Paul’s research interests include autonomous systems, immersive technologies and human-robot collaboration.
- Zuercher, P.D., Bohné, T., Eger, V.M., and Mueller, F. (2022) Optimising virtual reality training in industry using crowdsourcing. Proceedings of the 12th Conference on Learning Factories (CLF 2022).
- Bohne, T., Heine, I., Mueller, F., Zuercher, P., & Eger, V. (2023) Gamification intensity in web-based virtual training environments and its effect on learning, IEEE Transactions on Learning Technologies, 16(5), pp.603-618.
- Farr, A., Peitschmann, L., Zuercher, P., & Bonhe, T. (2023) Skill retention after desktop and head-mounted-display virtual reality training, Experimental Results, 4(2), 2023.
- Pietschmann, L., Zuercher, P.D., Bubik, E., Chen, Z., Pfister, H., & Bohné, T. (2023) Quantifying the Impact of XR Visual Guidance on User Performance Using a Large-Scale Virtual Assembly Experiment. Research Gate Pre-print.
- 12th Conference On Learning Factories (CLF) 2022: Optimising virtual reality training in industry using crowdsourcing.
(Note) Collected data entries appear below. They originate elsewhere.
@@ -1058,8 +1214,50 @@
   });
 }
 
+#define IBP_HIP_OK(call)                                                    \
+  do {                                                                      \
+    const hipError_t ibp_err_ = (call);                                     \
+    TORCH_CHECK(ibp_err_ == hipSuccess, #call ": ",                         \
+                hipGetErrorString(ibp_err_));                               \
+  } while (0)
+
+struct CounterKey {
+  int device;
+  hipStream_t stream;
+  bool operator<(const CounterKey& o) const {
+    return device != o.device ? device < o.device
+                              : std::less<hipStream_t>()(stream, o.stream);
+  }
+};
+
+int* splitk_counters(hipStream_t stream) {
+  static std::mutex mu;
+  static std::map<CounterKey, int*> bufs;
+  int device = 0;
+  IBP_HIP_OK(hipGetDevice(&device));
+  std::lock_guard<std::mutex> lock(mu);
+  auto it = bufs.find(CounterKey{device, stream});
+  if (it != bufs.end()) return it->second;
+  hipStreamCaptureStatus cap = hipStreamCaptureStatusNone;
+  IBP_HIP_OK(hipStreamIsCapturing(stream, &cap));
+  if (cap != hipStreamCaptureStatusNone) return nullptr;
+  int* buf = nullptr;
+  IBP_HIP_OK(hipMalloc(&buf, ibp::kFuseCounters * sizeof(int)));
+  IBP_HIP_OK(
+      hipMemsetAsync(buf, 0, ibp::kFuseCounters * sizeof(int), stream));
+  bufs.emplace(CounterKey{device, stream}, buf);
+  return buf;
+}
+
 void run_plans(std::vector<ConvPlan>& plans, hipStream_t stream,
                const at::TensorOptions& f32) {
+  int* cnt = nullptr;
+  if (ibp::fuse_enabled())
+    for (const ConvPlan& plan : plans)
+      if (plan.p.splitk > 1) {
+        cnt = splitk_counters(stream);
+        break;
+      }
   std::vector<Tensor> keep;
   auto workspace = [&](long long elems) -> float* {
     if (elems <= 0) return nullptr;
@@ -1070,12 +1268,16 @@
     const size_t last =
         std::min(plans.size(), first + (size_t)ibp::kMaxGroup);
     ConvPlan& head = plans[first];
+    ibp::assign_counters(plans, first, last, cnt,
+                         cnt ? ibp::kFuseCounters : 0);
     if (last - first == 1 && !head.p.up) {
       if (head.ws_elems > 0) ibp::set_workspace(head, workspace(head.ws_elems));
       launch_single(head, stream);
     } else {
       float* ws = workspace(ibp::group_workspace(plans, first, last));
-      launch_group(ibp::assemble_group(plans, first, last, ws), stream);
+      ibp::GroupPlan gp = ibp::assemble_group(plans, first, last, ws);
+      ibp::drop_fused(gp);
+      launch_group(gp, stream);
     }
   }
 }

- AgriFoRwArdS CDT Annual Conference (2022): Augmenting autonomous systems to improve agronomy effectiveness.
- The Towards Autonomous Robots and Systems (TAROS) Conference 2023 / CDT Annual Conference / Joint Robotics CDT Conference (September 2023): Optimising Immersive Assistance Systems for Managing Automated Manufacturing Operations with Limited Resources.
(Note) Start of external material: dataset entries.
__global__ void topn_score_kernel(DevState st, uint32_t nslots, int metric, int host_filter, unsigned long long *__restrict__ keys,
		unsigned long long *d_n)
{
	const uint32_t slot = blockIdx.x * blockDim.x + threadIdx.x;
	if (slot == 0) *d_n = nslots;
	if (slot >= nslots) return;
	unsigned long long score = 0;

	if (host_filter < 0 || st.slot_host[slot] == (uint32_t)host_filter) {
		if (metric == GYSK_TOPN_QPS) {
			for (int b = 0; b < HIST_MAX_CELL; ++b) score += st.hist_last[(size_t)slot * HIST_CELLS + b].count;
		}
		else if (metric == GYSK_TOPN_CONNS) score = (uint32_t)st.conn_last[slot];
		else if (metric == GYSK_TOPN_ISSUE) {
			const SlotState ss = st.slot_state[slot];
			score = ss.state > GYSK_STATE_OK && ss.state <= GYSK_STATE_DOWN ? ss.state : 0;
		}
		else if (metric == GYSK_TOPN_ACTIVE) score = (uint32_t)st.slot_aux[slot].act_last;
		else score = st.conn_last[slot] >> 32;
	}
	if (score > 0xFFFFFFFFull) score = 0xFFFFFFFFull;
	keys[slot] = (score << 32) | slot;
}

__global__ void topn_task_score_kernel(DevState st, uint32_t ntasks, int metric, unsigned long long *__restrict__ keys, unsigned long long *d_n)
{
	const uint32_t slot = blockIdx.x * blockDim.x + threadIdx.x;
	if (slot == 0) *d_n = ntasks;
	if (slot >= ntasks) return;
	unsigned long long score = st.task_slot_id[slot] ? (unsigned long long)st.task_last[(size_t)slot * 3 + metric].sum : 0ull;
	if ((long long)score < 0) score = 0;
	if (score > 0xFFFFFFFFull) score = 0xFFFFFFFFull;
	keys[slot] = (score << 32) | slot;
}

__global__ void topn_pick_kernel(const unsigned long long *__restrict__ slot_id, const uint32_t *__restrict__ slot_host,
		const unsigned long long *__restrict__ sorted, uint32_t nslots, uint32_t want, gysk_topn_entry *__restrict__ out,
		unsigned long long *__restrict__ slots)
{
	const uint32_t i = threadIdx.x;
	if (i >= want) return;
	gysk_topn_entry o; o.glob_id = 0; o.score = 0; o.host_idx = 0; o.pad = 0;
	uint32_t slot = 0;
	if (i < nslots) {
		const unsigned long long k = sorted[nslots - 1 - i];
		slot = (uint32_t)k;
		o.glob_id = slot_id[slot]; o.score = k >> 32; o.host_idx = slot_host ? slot_host[slot] : 0u;
	}
	out[i] = o;
	if (slots) slots[i] = slot;
}

int launch_topn_pick(const SortTemp &tmp, const unsigned long long *d_n, uint32_t nkeys, const unsigned long long *ids, const uint32_t *hosts,
		uint32_t want, gysk_topn_entry *d_out, cudaStream_t s, unsigned long long *d_slots)
{
	int which = 0;
	const int sorted = launch_radix_sort(tmp, d_n, nkeys, 32, 64, &which, s);
	if (sorted < 0) return sorted;
	topn_pick_kernel<<<1, 64, 0, s>>>(ids, hosts, which ? tmp.keys_b : tmp.keys_a, nkeys, want, d_out, d_slots);
	return sorted + 1;
}

int launch_topn(const DevState &st, const SortTemp &tmp, uint32_t nslots, int is_task, int metric, int host_filter, uint32_t want,
		gysk_topn_entry *d_out, cudaStream_t s, unsigned long long *d_slots)
{
	if (!nslots) return 0;
	unsigned long long *d_n = st.counters + CTR_NKEYS;
	if (is_task) topn_task_score_kernel<<<div_up(nslots, 256), 256, 0, s>>>(st, nslots, metric, tmp.keys_a, d_n);
	else topn_score_kernel<<<div_up(nslots, 256), 256, 0, s>>>(st, nslots, metric, host_filter, tmp.keys_a, d_n);
	const int picked = launch_topn_pick(tmp, d_n, nslots, is_task ? st.task_slot_id : st.slot_id, is_task ? st.task_slot_host : st.slot_host,
			want, d_out, s, d_slots);
	return picked < 0 ? picked : 1 + picked;
}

- Committee member of IEC’s and ISO’s Joint Technical Commission for Information Technology and Digital Twins.
- Member of the Institute for Manufacturing First Year PhD Conference 2023 Conference organising committee.
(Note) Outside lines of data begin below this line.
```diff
+              o = make_float4((k4 & 0xffu) ? t0 * sc : 0.f, (k4 & 0xff00u) ? t1 * sc : 0.f, (k4 & 0xff0000u) ? t2 * sc : 0.f,
+                              (k4 & 0xff000000u) ? t3 * sc : 0.f);
+            } else {
+              const float4 rf = e_ref[tg][nt];
+              float f0 = rf.x > 0.f ? 1.f : p.alpha, f1 = rf.y > 0.f ? 1.f : p.alpha, f2 = rf.z > 0.f ? 1.f : p.alpha, f3 = rf.w > 0.f ? 1.f : p.alpha;
+              f0 = (k4 & 0xffu) ? f0 * sc : 0.f; f1 = (k4 & 0xff00u) ? f1 * sc : 0.f; f2 = (k4 & 0xff0000u) ? f2 * sc : 0.f;
+              f3 = (k4 & 0xff000000u) ? f3 * sc : 0.f;
+              o = make_float4((v[0] + bi.x) * f0, (v[1] + bi.y) * f1, (v[2] + bi.z) * f2, (v[3] + bi.w) * f3);
+            }
+          } else {
+            o = bg::apply_epilogue4(p, make_float4(v[0], v[1], v[2], v[3]), ib + (eo >> 2), &e_bias[nt].x, &e_mul[nt].x);
           }
-      }
-#pragma unroll
-      for (int rr = 0; rr < 4; ++rr)
-#pragma unroll
-        for (int nt = 0; nt < NT; ++nt) {
-          const size_t idx = (pix0 + rr) * N + nt * 16 + li;
-          if (mask_epi) {
-            float v = acc[tg][nt][rr] + e_bias[nt];
-            v = v > 0.f ? v : p.alpha * v;
-            if (p.keep_elems == 0 || idx < p.keep_elems) v = e_keep[rr][nt] ? v * p.scale : 0.f;
-            p.C[idx] = v;
-          } else {
-            p.C[idx] = bg::apply_epilogue_pre(p, acc[tg][nt][rr], idx, e_bias[nt], e_mul[nt]);
-          }
+          __builtin_amdgcn_raw_buffer_store_b128(__builtin_bit_cast(uintx4, o), rsC, eo, 0, 0);
         }
-    }
-  }
+      }
+    }
+    if constexpr (pre) {
+      buf ^= 1;
+      stash(buf);
+    }
+    __syncthreads();
+  }
+}
+
+int rows_gather_slots(const void* kern, size_t lds) {
+  static const int forced = getenv("BG_ROWSG_WGS") ? atoi(getenv("BG_ROWSG_WGS")) : 0;
+  if (forced > 0) return forced;
+  static std::mutex mu;
+  static std::map<std::pair<const void*, size_t>, int> cache;
+  std::lock_guard<std::mutex> lock(mu);
+  auto it = cache.find({kern, lds});
+  if (it != cache.end()) return it->second;
+  int dev = 0, cus = 0, per_cu = 0;
+  if (hipGetDevice(&dev) != hipSuccess || hipDeviceGetAttribute(&cus, hipDeviceAttributeMultiprocessorCount, dev) != hipSuccess || cus <= 0) cus = 256;
+  if (hipOccupancyMaxActiveBlocksPerMultiprocessor(&per_cu, kern, 256, lds) != hipSuccess || per_cu <= 0) per_cu = 1;
+  const int slots = cus * std::min(per_cu, 8);
+  cache[{kern, lds}] = slots;
+  return slots;
 }
 
 template <int K>
-int launch_rows_gather(const RowGParams& p, int tg, dim3 grid, size_t lds, hipStream_t s) {
+int launch_rows_gather(const RowGParams& p, int tg, int ep, size_t lds, hipStream_t s) {
   const int nt = p.N / 16;
-  const bool mask = p.epi_mode == BG_EPI_BIAS_LRELU && p.keep != nullptr;
-#define BG_RG(TGv, NTv) do { if (mask) bg::launch((conv_rows_gather_kernel<TGv, NTv, K, true>), grid, dim3(256), lds, s, p); \
-                             else bg::launch((conv_rows_gather_kernel<TGv, NTv, K, false>), grid, dim3(256), lds, s, p); } while (0)
+#define BG_RG1(TGv, NTv, EPv) do { void (*kern)(const RowGParams) = conv_rows_gather_kernel<TGv, NTv, K, EPv>;                     \
+                                   const int slots = rows_gather_slots(reinterpret_cast<const void*>(kern), lds);                  \
+                                   bg::launch(kern, dim3((unsigned)std::min(p.total, slots)), dim3(256), lds, s, p); } while (0)
+#define BG_RG(TGv, NTv) do { if (K == 5 && ep == kRgBias) BG_RG1(TGv, NTv, (K == 5 ? kRgBias : kRgAny));             \
+                             else if (K == 5 && ep == kRgLrelu) BG_RG1(TGv, NTv, (K == 5 ? kRgLrelu : kRgAny));      \
+                             else if (K == 5 && ep == kRgMulGrad) BG_RG1(TGv, NTv, (K == 5 ? kRgMulGrad : kRgAny));  \
+                             else BG_RG1(TGv, NTv, kRgAny); } while (0)
   if (tg == 1) { if (nt == 1) BG_RG(1, 1); else if (nt == 2) BG_RG(1, 2); else BG_RG(1, 4); }
   else if (tg == 2) { if (nt == 1) BG_RG(2, 1); else if (nt == 2) BG_RG(2, 2); else BG_RG(2, 4); }
-  else { if (nt == 1) BG_RG(4, 1); else if (nt == 2) BG_RG(4, 2); else BG_RG(4, 4); }
+  else { if (nt == 1) BG_RG(4, 1); else if (nt == 2) BG_RG(4, 2); else BG_RG1(4, 4, kRgAny); }
 #undef BG_RG
+#undef BG_RG1
   return 1;
 }
 
@@ -397,14 +521,18 @@
   }
   if (p.Wo % 16 != 0) return BG_OK;
   if ((size_t)B * p.Ho * p.Wo * p.N >= (1ull << 31)) return BG_OK;
+  if ((size_t)p.Ho * p.Wo * p.N >= (1ull << 29) || (size_t)p.Hi * p.Wi * p.Ct >= (1ull << 28)) return BG_OK;
   const int tiles = p.Wo / 16;
   const int tg = tiles % 4 == 0 ? 4 : (tiles % 2 == 0 ? 2 : 1);
   p.A = a; p.Wt = w; p.C = c; p.B = B;
   static const int rows_r = getenv("BG_ROWSG_R") ? atoi(getenv("BG_ROWSG_R")) : 0;
-  p.R = std::min(rows_r ? rows_r : (s == 2 ? 8 : 16), p.Ho);
+  p.R = std::min(rows_r > 0 ? rows_r : (s == 2 ? 8 : 16), p.Ho);
   p.strips = (int)cdiv(p.Ho, p.R);
-  const size_t lds = ((size_t)((p.R - 1) * p.s + k) * (p.Wi * p.Ct + 2 * kRgHalo)) * sizeof(float);
-  if (lds > 64 * 1024) return BG_OK;
+  p.total = B * p.strips;
+  p.ct_rcp = 65536 / p.Ct + 1;
+  const int nrmax = (p.R - 1) * p.s + k, RL = p.Wi * p.Ct;
+  const size_t lds1 = ((size_t)nrmax * (RL + 2 * kRgHalo)) * sizeof(float);
+  if (lds1 > 64 * 1024) return BG_OK;
   p.epi_mode = BG_EPI_NONE; p.alpha = 0.3f; p.scale = 1.f;
   if (epi) {
     BG_REQUIRE(epi->mode >= BG_EPI_NONE && epi->mode <= BG_EPI_AFFINE_LRELU, BG_ERR_UNSUPPORTED, "conv rows: epilogue mode %d", epi->mode);
@@ -412,11 +540,23 @@
     BG_REQUIRE(epi->mode != BG_EPI_AFFINE_LRELU || (epi->ref && epi->bias), BG_ERR_NULL, "conv rows: BG_EPI_AFFINE_LRELU needs ref and bias");
     p.epi_mode = epi->mode; p.bias = epi->bias; p.ref = epi->ref; p.keep = epi->keep; p.keep_elems = epi->keep_elems; p.alpha = epi->alpha; p.scale = epi->scale;
   }
-  const dim3 grid((unsigned)(B * p.strips));
+  const bool mask_used = p.keep && (p.epi_mode == BG_EPI_BIAS_LRELU || p.epi_mode == BG_EPI_MUL_GRAD);
+  if (mask_used && (!aligned16(p.keep) || p.keep_elems % 4 != 0)) return BG_OK;
+  if (p.epi_mode == BG_EPI_MUL_GRAD && !aligned16(p.ref)) return BG_OK;
+  p.pre = RL % 4 == 0 && (size_t)nrmax * (RL / 4) <= (size_t)kRgPF * 256 && 2 * lds1 <= 64 * 1024;
+  int ep = kRgAny;
+  if (p.pre && k == 5) {
+    if (p.epi_mode == BG_EPI_NONE) ep = kRgBias;
+    else if (p.epi_mode == BG_EPI_BIAS_LRELU) ep = kRgLrelu;
+    else if (p.epi_mode == BG_EPI_MUL_GRAD) ep = kRgMulGrad;
+  }
+  p.pre = ep != kRgAny;
+  const size_t lds = p.pre ? 2 * lds1 : lds1;
+  const int tgl = (ep != kRgAny && p.N == 64 && tg == 4) ? 2 : tg;
   const double flops = 2.0 * B * (double)Ho * Wo * Cin * Cout * k * k;
   Launch L(stream, bwd_data ? "conv_rows_thin_k_dgrad" : "conv_rows_thin_k_fwd", flops, 0);
-  if (k == 5) launch_rows_gather<5>(p, tg, grid, lds, L.s);
-  else launch_rows_gather<3>(p, tg, grid, lds, L.s);
+  if (k == 5) launch_rows_gather<5>(p, tgl, ep, lds, L.s);
+  else launch_rows_gather<3>(p, tgl, ep, lds, L.s);
   *taken = 1;
   return L.done("conv_rows_gather_kernel");
 }
```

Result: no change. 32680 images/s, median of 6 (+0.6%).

I was born in Germany and lived there for the majority of my life. Since I was eight years old, I knew that I wanted to become a Computer Scientist. Therefore, there has only ever been a rather vague line between my career and my passions.
In the last four years, I split my time between working at a human-aid organisation (Engineers without borders, Germany), founding a start-up to leverage potentials of autonomous systems in logistics, studying Computer Science at the TU Darmstadt, researching with University of Cambridge’s Cyber-Human Lab (CHL) on immersive technologies and dancing salsa with friends.
In every step of this, I have tried to work towards a fair, more sustainable world, and I’m glad to be part of a cohort with the same ambitions.
I founded a start-up to make the capabilities of the fourth industrial revolution accessible to a broader range of people. And now I’m joining AgriFoRwArdS to make my contribution towards the fourth agricultural revolution.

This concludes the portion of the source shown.